Collected data entries:

BEGIN

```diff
+      const char* Dn = D + (32 * ((i + 1) & 3) + l32) * 64 + 16 * ((2 * ((i + 1) >> 2) + h) ^ ((l32 >> 2) & 3));
+      auto d_plane = [&](int pl) { return *reinterpret_cast<const typename FragT<H>::V*>(Dn + pl * PLANE); };
+      typename FragT<H>::V nx0;
+      if (MM && i < 7) nx0 = d_plane(0);
+      SCHED_FENCE();
+      if (SOFT) {
+        if (i == 0) {
+          if (H) {
+#pragma unroll
+            for (int r4 = 0; r4 < 4; ++r4) {
+              const float4 is = *reinterpret_cast<const float4*>(ish + j * AKB + 8 * r4 + 4 * h);
+              S[4 * r4 + 0] *= is.x;
+              S[4 * r4 + 1] *= is.y;
+              S[4 * r4 + 2] *= is.z;
+              S[4 * r4 + 3] *= is.w;
+            }
+          }
+          softmax_decide(S, m, l, alpha, resc);
+          ms = m - (float)(H ? 7 : 0);
+        } else {
+          asm volatile("" : "+v"(ms));
+        }
+#pragma unroll
+        for (int r = R0[i]; r < R0[i + 1]; ++r) {
+          v[r] = __builtin_amdgcn_exp2f(S[r] - ms);
+          ps += v[r];
+        }
+        if (i == 7) l += ps;
+      }
+      if (MM && i < 7) {
+        O[cb] = mma_reload<H>(df, pf[s], O[cb], d_plane);
+        if (SOFT && H) {
+          ATTN_MIX_LD(4);
+          ATTN_MIX(2, 4);
+        } else if (SOFT) {
+          ATTN_MIX_LD(2);
+          ATTN_MIX(2, 2);
+          ATTN_MIX_LD(2);
+          ATTN_MIX(2, 2);
+        }
+      } else if (MM) {
+        O[cb] = mma<H>(df, pf[s], O[cb]);
+        if (SOFT) {
+          if (H) ATTN_MIX(3, 4); else ATTN_MIX(6, 2);
+        }
+      }
+      if (SOFT) asm volatile("" ::"v"(ps), "v"(l));
+      SCHED_FENCE();
+      if (MM && i < 7) df.p[0] = nx0;
+    }
+    if (SOFT && resc) {
+#pragma unroll
+      for (int cb = 0; cb < 4; ++cb) O[cb] *= alpha;
+    }
+  };
+
+  ATSTAMP(1);
+  if (wact) phase1(0, No());
+  ATSTAMP(2);
+  __syncthreads();
+  if (nkb > 1) issue_w(1);
+  ATSTAMP(3);
+  if (wact) phase2(0, Yes(), No());
+  ATSTAMP(4);
+  asm volatile("s_waitcnt vmcnt(0)" ::: "memory");
+  __syncthreads();
+  if (nkb > 1) issue_xd(1);
+  for (int j = 1; j < nkb; ++j) {
+    ATSTAMP(1);
+    if (wact) phase1(j, Yes());
     ATSTAMP(2);
-    float v[16];
-    if (H) {
-#pragma unroll
-      for (int r4 = 0; r4 < 4; ++r4) {
-        const float4 is = *reinterpret_cast<const float4*>(ish + kb * AKB + 8 * r4 + 4 * h);
-        v[4 * r4 + 0] = S[4 * r4 + 0] * is.x;
-        v[4 * r4 + 1] = S[4 * r4 + 1] * is.y;
-        v[4 * r4 + 2] = S[4 * r4 + 2] * is.z;
-        v[4 * r4 + 3] = S[4 * r4 + 3] * is.w;
-      }
-    } else {
-#pragma unroll
-      for (int r = 0; r < 16; ++r) v[r] = S[r];
-    }
-    online_softmax<H ? 7 : 0>(v, m, l, O);
-    FragT<H> pf[2] = {split8t<H>(v), split8t<H>(v + 8)};
+    __syncthreads();
+    if (j + 1 < nkb) issue_w(j + 1);
     ATSTAMP(3);
+    if (wact) phase2(j, Yes(), Yes());
+    ATSTAMP(4);
     asm volatile("s_waitcnt vmcnt(0)" ::: "memory");
     __syncthreads();
-    ATSTAMP(4);
-    FragT<H> df = d_frag(D, l32, 0);
-#pragma unroll
-    for (int i = 0; i < 8; ++i) {
-      const int s = i >> 2, cb = i & 3;
-      FragT<H> nxt;
-      if (i < 7) nxt = d_frag(D, 32 * ((i + 1) & 3) + l32, (i + 1) >> 2);
-      SCHED_FENCE();
-      O[cb] = mma<H>(df, pf[s], O[cb]);
-      SCHED_FENCE();
-      if (i < 7) df = nxt;
-    }
-    ATSTAMP(5);
-    __syncthreads();
-    if (kb + 1 < nkb) issue_xd(kb + 1);
-  }
-  asm volatile("s_waitcnt vmcnt(0)" ::: "memory");
+    if (j + 1 < nkb) issue_xd(j + 1);
+  }
+  ATSTAMP(5);
+  if (wact) {
+    pf[0] = split8t<H>(v);
+    pf[1] = split8t<H>(v + 8);
+    phase2(nkb, No(), Yes());
+  }
   __syncthreads();
   ATSTAMP(6);
 
-  const float lt = l + __shfl_xor(l, 32, 64);
-  const float inv = lt > 0.f ? 1.f / lt : 0.f;
-  float* T = reinterpret_cast<float*>(smem);
-  const int col0 = nb * U4Q;
-  const int nv = min(max(N - col0, 0), U4Q);
-  const float rnv = nv > 0 ? 1.f / (float)nv : 0.f;
-  bool ok[4];
-#pragma unroll
-  for (int u = 0; u < 4; ++u) ok[u] = 4 * l32 + u < nv;
-  const int Lp = (N + 3) & ~3;
-  const bool sok = col0 + 4 * l32 < Lp;
-  float* out = a.out + (int64_t)p * a.ops;
-  float2* st = a.stats ? a.stats + ((int64_t)p * ((N + 127) / 128) + nb) * a.st_ld + a.st_off : nullptr;
-#pragma unroll
-  for (int hf = 0; hf < 2; ++hf) {
-#pragma unroll
-    for (int cc = 0; cc < 2; ++cc)
-#pragma unroll
-      for (int q2 = 0; q2 < 16; ++q2) {
-        const int c = 32 * cc + (q2 & 3) + 8 * (q2 >> 2) + 4 * h;
-        T[c * U4TL + 32 * w + l32] = nok ? O[2 * hf + cc][q2] * inv : 0.f;
-      }
-    __syncthreads();
-    for (int it = 0; it < 8; ++it) {
-      const int cl = 16 * w + 2 * it + h, c = 64 * hf + cl;
-      float4 x = *reinterpret_cast<const float4*>(T + cl * U4TL + 4 * l32);
-      if (!ok[0]) x.x = 0.f;
-      if (!ok[1]) x.y = 0.f;
-      if (!ok[2]) x.z = 0.f;
-      if (!ok[3]) x.w = 0.f;
-      if (st) {
-        const float sm = half_sum((x.x + x.y) + (x.z + x.w));
-        const float mu = sm * rnv;
-        const float d0 = ok[0] ? x.x - mu : 0.f, d1 = ok[1] ? x.y - mu : 0.f, d2 = ok[2] ? x.z - mu : 0.f,
-                    d3 = ok[3] ? x.w - mu : 0.f;
-        const float m2 = half_sum((d0 * d0 + d1 * d1) + (d2 * d2 + d3 * d3));
-        if (l32 == 0 && nv > 0) st[c] = make_float2(sm, m2);
-      }
-      if (sok) *reinterpret_cast<float4*>(out + (int64_t)c * a.old + cm_off(col0 + 4 * l32, a.ocs)) = x;
-    }
-    __syncthreads();
-  }
+  int te = tid;
+  asm volatile("" : "+v"(te));
+  [&](const int lane, const int w) {
+    const int l32 = lane & 31, h = lane >> 5;
+    const bool nok = nb * U4Q + 32 * w + l32 < N;
+    const float lt = l + __shfl_xor(l, 32, 64);
+    const float inv = lt > 0.f ? 1.f / lt : 0.f;
+    float* T = reinterpret_cast<float*>(smem);
+    const int col0 = nb * U4Q;
+    const int nv = min(max(N - col0, 0), U4Q);
+    const float rnv = nv > 0 ? 1.f / (float)nv : 0.f;
+    bool ok[4];
+#pragma unroll
+    for (int u = 0; u < 4; ++u) ok[u] = 4 * l32 + u < nv;
+    const int Lp = (N + 3) & ~3;
+    const bool sok = col0 + 4 * l32 < Lp;
+    float* out = a.out + (int64_t)p * a.ops;
+    float2* st = a.stats ? a.stats + ((int64_t)p * ((N + 127) / 128) + nb) * a.st_ld + a.st_off : nullptr;
+#pragma unroll
+    for (int hf = 0; hf < 2; ++hf) {
+#pragma unroll
+      for (int cc = 0; cc < 2; ++cc)
+#pragma unroll
+        for (int q2 = 0; q2 < 16; ++q2) {
+          const int c = 32 * cc + (q2 & 3) + 8 * (q2 >> 2) + 4 * h;
+          T[c * U4TL + 32 * w + l32] = nok ? O[2 * hf + cc][q2] * inv : 0.f;
+        }
+      __syncthreads();
+      for (int it = 0; it < 8; ++it) {
+        const int cl = 16 * w + 2 * it + h, c = 64 * hf + cl;
+        float4 x = *reinterpret_cast<const float4*>(T + cl * U4TL + 4 * l32);
+        if (!ok[0]) x.x = 0.f;
+        if (!ok[1]) x.y = 0.f;
+        if (!ok[2]) x.z = 0.f;
+        if (!ok[3]) x.w = 0.f;
+        if (st) {
+          const float sm = half_sum((x.x + x.y) + (x.z + x.w));
+          const float mu = sm * rnv;
+          const float d0 = ok[0] ? x.x - mu : 0.f, d1 = ok[1] ? x.y - mu : 0.f, d2 = ok[2] ? x.z - mu : 0.f,
+                      d3 = ok[3] ? x.w - mu : 0.f;
+          const float m2 = half_sum((d0 * d0 + d1 * d1) + (d2 * d2 + d3 * d3));
+          if (l32 == 0 && nv > 0) st[c] = make_float2(sm, m2);
+        }
+        if (sok) *reinterpret_cast<float4*>(out + (int64_t)c * a.old + cm_off(col0 + 4 * l32, a.ocs)) = x;
+      }
+      __syncthreads();
+    }
+  }(te & 63, te >> 6);
   ATEND(8);
 }
 
```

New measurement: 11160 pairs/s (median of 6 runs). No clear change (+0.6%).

END

### Task instructions:
Show the lines above that include "smem".

### Output:
-  float* T = reinterpret_cast<float*>(smem);
+    float* T = reinterpret_cast<float*>(smem);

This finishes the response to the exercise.